Fidelização do cliente é uma estratégia com efetividade provada com CPFs, mas ainda pouco explorada com CNPJs. A tese de que o mercado de fidelização pode se beneficiar do mercado B2B, no entanto, foi colocada à prova pela Loyalme.
Em 2025, a startup de soluções de fidelização chegou à marca dos R$ 10 bilhões movimentados, atribuindo a maior parte do resultado à vertical de loyalty B2B.
“As empresas querem construir relações mais sólidas e inteligentes com quem influencia diretamente seus resultados. Fidelizar parceiros corporativos deixou de ser diferencial e virou requisito de competitividade”, diz Nara Iachan, CMO e cofundadora da Loyalme.
A estratégia da startup segue em 2026 com foco na expansão do B2B, apoiando-se nos resultados anteriores e em dados como os do “Global Customer Loyalty Report 2025”, que aponta que 31% do orçamento de marketing das empresas já está destinado a programas de fidelidade e CRM.
Hoje, distribuidores, revendedores, parceiros estratégicos e canais indiretos passaram a ocupar papel central na competitividade das organizações – o que coloca a relação entre empresas no centro da agenda comercial.
Entre os negócios de fidelização B2B, a Loyalme cita de bancos e bandeiras de cartão a redes de varejo e instituições de ensino, como Bradesco Financiamentos, Natura e Ticket.

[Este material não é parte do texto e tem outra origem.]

# wheretrue/exon-duckdb

Measured on AMD Instinct MI355X. Metric: FASTQ records/sec into DataChunks, higher is better.
Workload: dtype u8; 1 GPU; read_fastq on 10 GB synthetic 150 bp FASTQ (332 B/record, 30120481 records), 1x MI355X, byte-range shards; bytes_per_gpu=9999999692, columns=name,description,sequence,quality_scores as duckdb::string_t + validity

## Files before the change

### exon_duckdb_amd/arrow.py

```python
import ctypes as C

from ._lib import ExgError, load_library
from . import abi


class ReaderResult(C.Structure):
    _fields_ = [("error", C.c_void_p)]


_bound = False


def _lib():
    global _bound
    l = load_library()
    if not _bound:
        l.new_reader.restype = ReaderResult
        l.new_reader.argtypes = [C.c_void_p, C.c_char_p, C.c_size_t, C.c_char_p, C.c_char_p, C.c_char_p]
        _bound = True
    return l


def new_reader(uri, file_format, batch_size=abi.EXG_VECTOR_SIZE, compression=None, filters=None):
    import pyarrow as pa

    l = _lib()
    stream = (C.c_uint64 * 8)()
    enc = lambda s: None if s is None else s.encode()
    res = l.new_reader(C.addressof(stream), enc(uri), batch_size, enc(compression), enc(file_format), enc(filters))
    if res.error:
        msg = C.string_at(res.error).decode("utf-8", "replace")
        C.CDLL(None).free(C.c_void_p(res.error))
        raise ExgError(abi.EXG_E_INVALID_ARG, msg)
    return pa.RecordBatchReader._import_from_c(C.addressof(stream))
```

### exon_duckdb_amd/csrc/exg_fastq_fused.hip

```cpp
#include "exg_fastq.hpp"
#include "exg_fused_core.hpp"

namespace exg {

struct FastqFormat;
static constexpr int kFastqHalves = 3;


__device__ __forceinline__ void fastq_report_utf8(ScanWsHeader *hdr, long long out, int64_t rec_off) {
    atomicMin(&hdr->err_word, ((unsigned long long)out << 8) | EXG_PE_INVALID_UTF8);
    atomicMin(&hdr->err_off, (unsigned long long)rec_off);
}
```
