## Interleave triangle edge components and use packed float2 math in ray-triangle test

Reorders the triangle record so edge1/edge2 components are interleaved per axis, with the material/visibility word moved into the third float4. The wavefront tri test now computes the pvec/qvec crosses and dots two lanes at a time using float2 vectors, so the compiler can emit packed FP32 instructions. Loading now uses 8-byte reads instead of a full third float4. Ray direction is kept inside the packed vectors rather than as a separate V3. A debug test case compares the scalar and packed results. The risks are extra swizzle overhead and slightly different rounding.

```diff
diff --git a/libyafaray_amd/csrc/yafgpu_device.hip b/libyafaray_amd/csrc/yafgpu_device.hip
--- a/libyafaray_amd/csrc/yafgpu_device.hip
+++ b/libyafaray_amd/csrc/yafgpu_device.hip
@@ -122,9 +122,16 @@
 	return false;
 }
 
+YG_DEV void tri_edges(const float4 r1, const float4 r2, V3 &e1, V3 &e2)
+{
+	e1 = mk(r1.x, r1.z, r2.x); e2 = mk(r1.y, r1.w, r2.y);
+}
+YG_DEV uint32_t tri_mat_vis(const float4 r2) { return __float_as_uint(r2.z); }
+
 YG_DEV bool tri_test(const float4 r0, const float4 r1, const float4 r2, V3 from, V3 dir, float &t, float &u, float &v)
 {
-	const V3 a = mk(r0.x, r0.y, r0.z), e1 = mk(r1.x, r1.y, r1.z), e2 = mk(r2.x, r2.y, r2.z);
+	const V3 a = mk(r0.x, r0.y, r0.z);
+	V3 e1, e2; tri_edges(r1, r2, e1, e2);
 	const float eps = r0.w;
 	const V3 pvec = cross(dir, e2);
 	const float det = dot(e1, pvec);
@@ -141,21 +148,24 @@
 	return true;
 }
 
-YG_DEV bool tri_test_flat(const float4 r0, const float4 r1, const float4 r2, V3 from, V3 dir, float &t, float &u, float &v)
-{
-	const V3 a = mk(r0.x, r0.y, r0.z), e1 = mk(r1.x, r1.y, r1.z), e2 = mk(r2.x, r2.y, r2.z);
-	const float eps = r0.w;
-	const V3 pvec = cross(dir, e2);
-	const float det = dot(e1, pvec);
+typedef float f32x2 __attribute__((ext_vector_type(2)));
+YG_DEV bool tri_test_pk(const float4 a_eps, const f32x2 ex, const f32x2 ey, const f32x2 ez, V3 from, f32x2 tdx, f32x2 tdy, f32x2 tdz,
+                        float &t, float &u, float &v)
+{
+	const float eps = a_eps.w;
+	tdx.x = from.x - a_eps.x; tdy.x = from.y - a_eps.y; tdz.x = from.z - a_eps.z;
+	const f32x2 qpx = tdy * ez - tdz * ey, qpy = tdz * ex - tdx * ez, qpz = tdx * ey - tdy * ex;
+	const f32x2 pqx = qpx.yx, pqy = qpy.yx, pqz = qpz.yx;
+	const f32x2 det_t = (ex * pqx + ey * pqy) + ez * pqz;
+	const f32x2 uv = (tdx * pqx + tdy * pqy) + tdz * pqz;
+	const float det = det_t.x;
 	const bool det_ok = !(det > -eps && det < eps);
 	const float inv_det = 1.f / det;
-	const V3 tvec = from - a;
-	u = dot(tvec, pvec) * inv_det;
+	const f32x2 uv_s = uv * inv_det;
+	u = uv_s.x; v = uv_s.y;
 	const bool u_ok = !(u < 0.f || u > 1.f);
-	const V3 qvec = cross(tvec, e1);
-	v = dot(dir, qvec) * inv_det;
 	const bool v_ok = !((v < 0.f) || ((u + v) > 1.f));
-	t = dot(e2, qvec) * inv_det;
+	t = det_t.y * inv_det;
 	return det_ok && u_ok && v_ok && !(t < eps);
 }
 
@@ -196,7 +206,7 @@
 		sp.n = normalize(mk(na.x, na.y, na.z) * u + mk(nb.x, nb.y, nb.z) * v + mk(nc.x, nc.y, nc.z) * w);
 	}
 	else sp.n = sp.ng;
-	sp.mat = (int)(__float_as_uint(sc.tri[3 * ti + 1].w) & 0x3FFFFFFFu);
+	sp.mat = (int)(tri_mat_vis(sc.tri[3 * ti + 2]) & 0x3FFFFFFFu);
 	sp.p = hitp;
 	create_cs(sp.n, sp.nu, sp.nv);
 }
@@ -240,9 +250,9 @@
 			const float4 r0 = sc.tri[3u * ti], r1 = sc.tri[3u * ti + 1u], r2 = sc.tri[3u * ti + 2u];
 			float t, u, v;
 			if(!tri_test(r0, r1, r2, from, dir, t, u, v)) continue;
-			const uint32_t vis = __float_as_uint(r1.w) >> 30;
+			const uint32_t vis = tri_mat_vis(r2) >> 30;
 			if(!(t < dist && t >= ray_tmin && (vis == 0u || vis == 2u))) continue;
-			const yafgpu_material &m = sc.mats[__float_as_uint(r1.w) & 0x3FFFFFFFu];
+			const yafgpu_material &m = sc.mats[tri_mat_vis(r2) & 0x3FFFFFFFu];
 			if(!mat_is_transparent(m)) return true;
 			bool known = false;
 			for(int k = 0; k < n_seen; ++k) known = known || (seen[k * kWave] == ti);
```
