MVP_API int mvp_sa_train_forward_f32(int stage, const float* zf, const float* xyz, const float* centre, const int64_t* index, const float* wxyz,
                                     int64_t B, int64_t N, int64_t M, int64_t K, int64_t C1, const float* bn1_mean, const float* bn1_invstd,
                                     const float* bn1_gamma, const float* bn1_beta, const float* W2, int64_t C2, const float* bn2_mean,
                                     const float* bn2_invstd, const float* bn2_gamma, const float* bn2_beta, const float* W3, int64_t C3,
                                     double* stat, float eps, float momentum, float* mean, float* invstd, float* running_mean,
                                     float* running_var, int64_t* num_batches_tracked, float* ymax, float* ymin, uint8_t* amax,
                                     uint8_t* amin, mvp_stream_t stream) {
  MVP_NONNULL(zf);
  MVP_NONNULL(xyz);
  MVP_NONNULL(centre);
  MVP_NONNULL(index);
  MVP_NONNULL(wxyz);
  MVP_NONNULL(bn1_mean);
  MVP_NONNULL(bn1_invstd);
  MVP_NONNULL(bn1_gamma);
  MVP_NONNULL(bn1_beta);
  MVP_NONNULL(W2);
  MVP_NONNULL(stat);
  MVP_NONNULL(mean);
  MVP_NONNULL(invstd);
  MVP_REQUIRE(stage == 2 || stage == 3);
  MVP_REQUIRE(B >= 0 && N > 0 && M >= 0 && K > 0 && C1 > 0 && C2 > 0);
  if (stage == 3) {
    MVP_NONNULL(bn2_mean);
    MVP_NONNULL(bn2_invstd);
    MVP_NONNULL(bn2_gamma);
    MVP_NONNULL(bn2_beta);
    MVP_NONNULL(W3);
    MVP_NONNULL(ymax);
    MVP_NONNULL(ymin);
    MVP_NONNULL(amax);
    MVP_NONNULL(amin);
    MVP_REQUIRE(C3 > 0);
  }
  const int ns = mlp_fwd_pieces();
  if (ns == 0 || !level_supported(K, C1, C2, stage == 3 ? C3 : 4) || ((uintptr_t)zf % 16) != 0) return MVP_EUNSUPPORTED;
  if (B == 0 || M == 0) return MVP_OK;
  SaFwdArgs a;
  a.s.zf = zf; a.s.xyz = xyz; a.s.centre = centre; a.s.index = index; a.s.wxyz = wxyz;
  a.s.bn1[0] = bn1_mean; a.s.bn1[1] = bn1_invstd; a.s.bn1[2] = bn1_gamma; a.s.bn1[3] = bn1_beta;
  a.s.G = B * M; a.s.N = (int)N; a.s.M = (int)M; a.s.C1 = (int)C1;
  a.W2 = W2; a.C2 = (int)C2; a.W3 = W3; a.C3 = (int)(stage == 3 ? C3 : 0);
  a.bn2[0] = bn2_mean; a.bn2[1] = bn2_invstd; a.bn2[2] = bn2_gamma; a.bn2[3] = bn2_beta;
  a.stat = stat;
  a.fin = BnFinalize{B * M * K, eps, momentum, mean, invstd, running_mean, running_var, num_batches_tracked};
  a.ymax = ymax; a.ymin = ymin; a.amax = amax; a.amin = amin;
  const int c1b = blocks_of(C1), c2b = blocks_of(C2), c3b = stage == 3 ? blocks_of(C3) : 1;
  const int64_t lds = (int64_t)ns * 2048 * (c1b * c2b + (stage == 3 ? c2b * c3b : 0)) + 32 * 1024;
  const unsigned grid = (unsigned)grid_for(a.s.G, lds, &a.tiles_per_wg);
  hipStream_t s = static_cast<hipStream_t>(stream);
#define MVP_SAF(A_, B_, C_, ST_)                                                                                     \
  do {                                                                                                               \
    if (ns == 1) hipLaunchKernelGGL((sa_train_fwd_kernel<A_, B_, C_, 1, ST_>), dim3(grid), dim3(kFT), 0, s, a);       \
    else if (ns == 2) hipLaunchKernelGGL((sa_train_fwd_kernel<A_, B_, C_, 2, ST_>), dim3(grid), dim3(kFT), 0, s, a);  \
    else hipLaunchKernelGGL((sa_train_fwd_kernel<A_, B_, C_, 3, ST_>), dim3(grid), dim3(kFT), 0, s, a);               \
  } while (0)
  const int key = c1b * 100 + c2b * 10 + c3b;
  if (stage == 2) {
    switch (c1b * 10 + c2b) {
      case 11: MVP_SAF(1, 1, 1, 2); break;
      case 12: MVP_SAF(1, 2, 1, 2); break;
      case 21: MVP_SAF(2, 1, 1, 2); break;
      case 22: MVP_SAF(2, 2, 1, 2); break;
      default: return MVP_EUNSUPPORTED;
    }
  } else {
    switch (key) {
      case 111: MVP_SAF(1, 1, 1, 3); break;
      case 112: MVP_SAF(1, 1, 2, 3); break;
      case 121: MVP_SAF(1, 2, 1, 3); break;
      case 122: MVP_SAF(1, 2, 2, 3); break;
      case 211: MVP_SAF(2, 1, 1, 3); break;
      case 212: MVP_SAF(2, 1, 2, 3); break;
      case 221: MVP_SAF(2, 2, 1, 3); break;
      case 222: MVP_SAF(2, 2, 2, 3); break;
      case 224: MVP_SAF(2, 2, 4, 3); break;
      default: return MVP_EUNSUPPORTED;
    }
  }
#undef MVP_SAF
  return mvp_launch_status();
}
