@@ -148,6 +174,33 @@
     return qmin <= p.tauq + qerr;
 }
 
+template <int CH>
+struct Rec {
+    static constexpr int RS = (8 + CH + 15) & ~15;
+    static constexpr int RQ = RS / 4;
+    static constexpr int CULL = (RS - 8 - CH >= 5) ? RS - 5 : -1;
+};
+
+static inline int chunk_ch(int cn) { return cn <= 1 ? 1 : cn <= 3 ? 3 : cn <= 8 ? 8 : cn <= 16 ? 16 : cn <= 20 ? 20 : cn <= 24 ? 24 : 32; }
+
+template <int CH, bool EXACT>
+__device__ __forceinline__ void rec_fill(float (&r)[Rec<CH>::RS], float u, float v, float cA, float cB, float cC, float o, int id,
+                                         const float *__restrict__ f, int cn, const CullP &cp) {
+    r[0] = u; r[1] = v;
+    r[2] = cA; r[3] = cB; r[4] = cC;
+    r[5] = o;
+    r[7] = __int_as_float(id);
+    if (f) {
+#pragma unroll
+        for (int k = 0; k < CH; ++k)
+            if (EXACT || k < cn) r[8 + k] = f[k];
+    }
+    if (Rec<CH>::CULL >= 0) {
+        constexpr int CO = Rec<CH>::CULL >= 0 ? Rec<CH>::CULL : 0;
+        r[CO] = cp.hx; r[CO + 1] = cp.hy; r[CO + 2] = cp.tauq; r[CO + 3] = cp.ia; r[CO + 4] = cp.ic;
+    }
+}
+
 template <bool ABS, bool BIAS>
 struct GradLayout {
     static constexpr int NG = 6 + (ABS ? 2 : 0) + (BIAS ? 1 : 0);
diff --git a/splatter_a_video_amd/csrc/frames.hip b/splatter_a_video_amd/csrc/frames.hip
--- a/splatter_a_video_amd/csrc/frames.hip
+++ b/splatter_a_video_amd/csrc/frames.hip
@@ -8,9 +8,17 @@
     return cam;
 }
 
-static int frames_bin_count(const splat_frames_t *b) {
+static bool frames_count_packs(const splat_frames_t *b) {
+    return b->reach && b->pack && b->feature && b->C <= 8;
+}
+
+static int frames_bin_count(const splat_frames_t *b, bool pack = false) {
     if (b->reach) {
         SPLAT_CHECK_ARG(b->opacity != nullptr, "reach masks need the opacity");
+        if (pack)
+            return splat_bin_count_batch_reach_pack(b->F, b->P, b->uv, b->radius, b->conic, b->opacity, 0, b->feature, 0, b->C, b->W,
+                                                    b->H, b->bin_scratch, b->tile_range, b->pairs, nullptr, b->reach, b->pack,
+                                                    b->stream);
         return splat_bin_count_batch_reach(b->F, b->P, b->uv, b->radius, b->conic, b->opacity, 0, b->W, b->H, b->bin_scratch,
                                            b->tile_range, b->pairs, nullptr, b->reach, b->stream);
     }
@@ -24,7 +32,8 @@
     int rc = splat_preprocess_forward_batch_cam(b->F, b->P, b->xyz, b->offsets, b->scales, b->uquats, &cam, b->W, b->H,
                                                 b->nearest, b->extent, b->uv, b->depth, b->conic, b->radius, b->stream);
     if (rc != SPLAT_OK) return rc;
-    rc = frames_bin_count(b);
+    const bool packed = frames_count_packs(b);
+    rc = frames_bin_count(b, packed);
     if (rc != SPLAT_OK) return rc;
     if (b->reach)
         rc = splat_bin_sort_batch_reach(b->F, b->P, b->uv, b->depth, b->radius, b->reach, b->W, b->H, b->bin_scratch,
@@ -34,6 +43,10 @@
         rc = splat_bin_sort_batch(b->F, b->P, b->uv, b->depth, b->radius, b->W, b->H, b->bin_scratch, b->tile_range, b->capacity,
                                   b->keys, b->idx_sorted, b->overflow, b->goff_incl, b->owner, b->slot_sorted, b->stream);
     if (rc != SPLAT_OK) return rc;
+    if (packed)
+        return splat_alpha_blending_forward_batch_packed(b->F, b->P, b->C, b->uv, b->conic, b->opacity, 0, b->feature, 0,
+                                                         b->idx_sorted, b->tile_range, b->capacity, b->bg, nullptr, b->W, b->H, 0, 0,
+                                                         b->out, b->final_T, b->ncontrib, nullptr, b->pack, b->cull_flags, b->stream);
     return splat_alpha_blending_forward_batch(b->F, b->P, b->C, b->uv, b->conic, b->opacity, 0, b->feature, 0, b->idx_sorted,
                                               b->tile_range, b->capacity, b->bg, nullptr, b->W, b->H, 0, 0, b->out, b->final_T,
                                               b->ncontrib, nullptr, b->pack, b->cull_flags, b->stream);
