void pg_launch_pack2(hipStream_t st, const int8_t *gt, int RS, const int64_t *win_lo, const int64_t *win_hi,
                     const int64_t *goff, const int64_t *vgoff, int n_win, int max_groups, int64_t total_groups, uint32_t *Vp,
                     int NPv, uint32_t *XV, int NP, int32_t *nw, int dip, int32_t *mismatch, uint32_t *pres, int capg, int grp) {
    if (n_win <= 0 || max_groups <= 0) return;
    const int threads = NP / 4;
    if (pg_pack_needs_presence(NP)) (void)hipMemsetAsync(pres, 0, (size_t)total_groups * grp * 16u, st);
    dim3 grid(max_groups, n_win);
    if (dip) launch_pack2<1>(st, threads, grid, gt, RS, win_lo, win_hi, goff, vgoff, Vp, NPv, XV, NP, nw, mismatch, pres, capg, grp);
    else launch_pack2<0>(st, threads, grid, gt, RS, win_lo, win_hi, goff, vgoff, Vp, NPv, XV, NP, nw, mismatch, pres, capg, grp);
}

struct PairCtx {
    int win, row0, nsub, col0, lower, lane, ks;
};

__device__ __forceinline__ bool pair_decode(const PgTask2 *__restrict__ tasks, int n_tasks, int kso, int n_win, PairCtx &c) {
    const int xcd = blockIdx.x & 7;
    const int v = blockIdx.x >> 3;
    const int per_win = n_tasks * kso;
    const int full = n_win >> 3;
    int rem;
    if (v < full * per_win) {
        c.win = (v / per_win) * 8 + xcd;
        rem = v % per_win;
    } else {
        const int total = (n_win & 7) * per_win, q = (total + 7) >> 3;
        const int vt = v - full * per_win, lin = xcd * q + vt;
        if (vt >= q || lin >= total) return false;
        c.win = full * 8 + lin / per_win;
        rem = lin % per_win;
    }
    const int wave = __builtin_amdgcn_readfirstlane(threadIdx.x >> 6);
    c.ks = (rem / n_tasks) * 4 + wave;
    c.lane = threadIdx.x & 63;
    const PgTask2 tk = tasks[rem % n_tasks];
    c.row0 = __builtin_amdgcn_readfirstlane(tk.row0);
    c.nsub = __builtin_amdgcn_readfirstlane(tk.nsub);
    c.col0 = __builtin_amdgcn_readfirstlane(tk.col0);
    c.lower = __builtin_amdgcn_readfirstlane(tk.lower);
    return true;
}

template <int R>
__device__ __forceinline__ bool block_reduce(uint32_t (&acc)[R], uint32_t (*red)[64], int lane) {
    const int wave = __builtin_amdgcn_readfirstlane(threadIdx.x >> 6);
    if (wave) {
#pragma unroll
        for (int r = 0; r < R; ++r) red[(wave - 1) * R + r][lane] = acc[r];
    }
    __syncthreads();
    if (wave) return false;
#pragma unroll
    for (int r = 0; r < R; ++r) acc[r] += red[r][lane] + red[R + r][lane] + red[2 * R + r][lane];
    return true;
}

Segundo a startup, essas companhias estruturam programas completos de relacionamento para a sua cadeia, utilizando benefícios como:
Experiências personalizadas, geralmente operados em plataformas White Label, também são destaque. Elas permitem identidade própria e governança total dos dados.
A executiva destaca que, no ambiente B2B, o loyalty assume uma função mais estratégica: ele deixa de ser apenas uma lógica de recompensa e passa a atuar como um mecanismo de performance comercial, impactando diretamente na previsibilidade de demanda, gestão de estoque, recorrência de compras e redução de ruptura.
“Quando uma empresa cria incentivos direcionada a parceiros de sua cadeira, ela fortalece o relacionamento, aumenta a aderência às metas e garante maior alinhamento operacional.
As organizações estão entendendo que competitividade não nasce apenas da venda, nasce de parcerias sustentáveis, contínuas e inteligentes. É isso que os programas de fidelização B2B estão transformando”, conclui.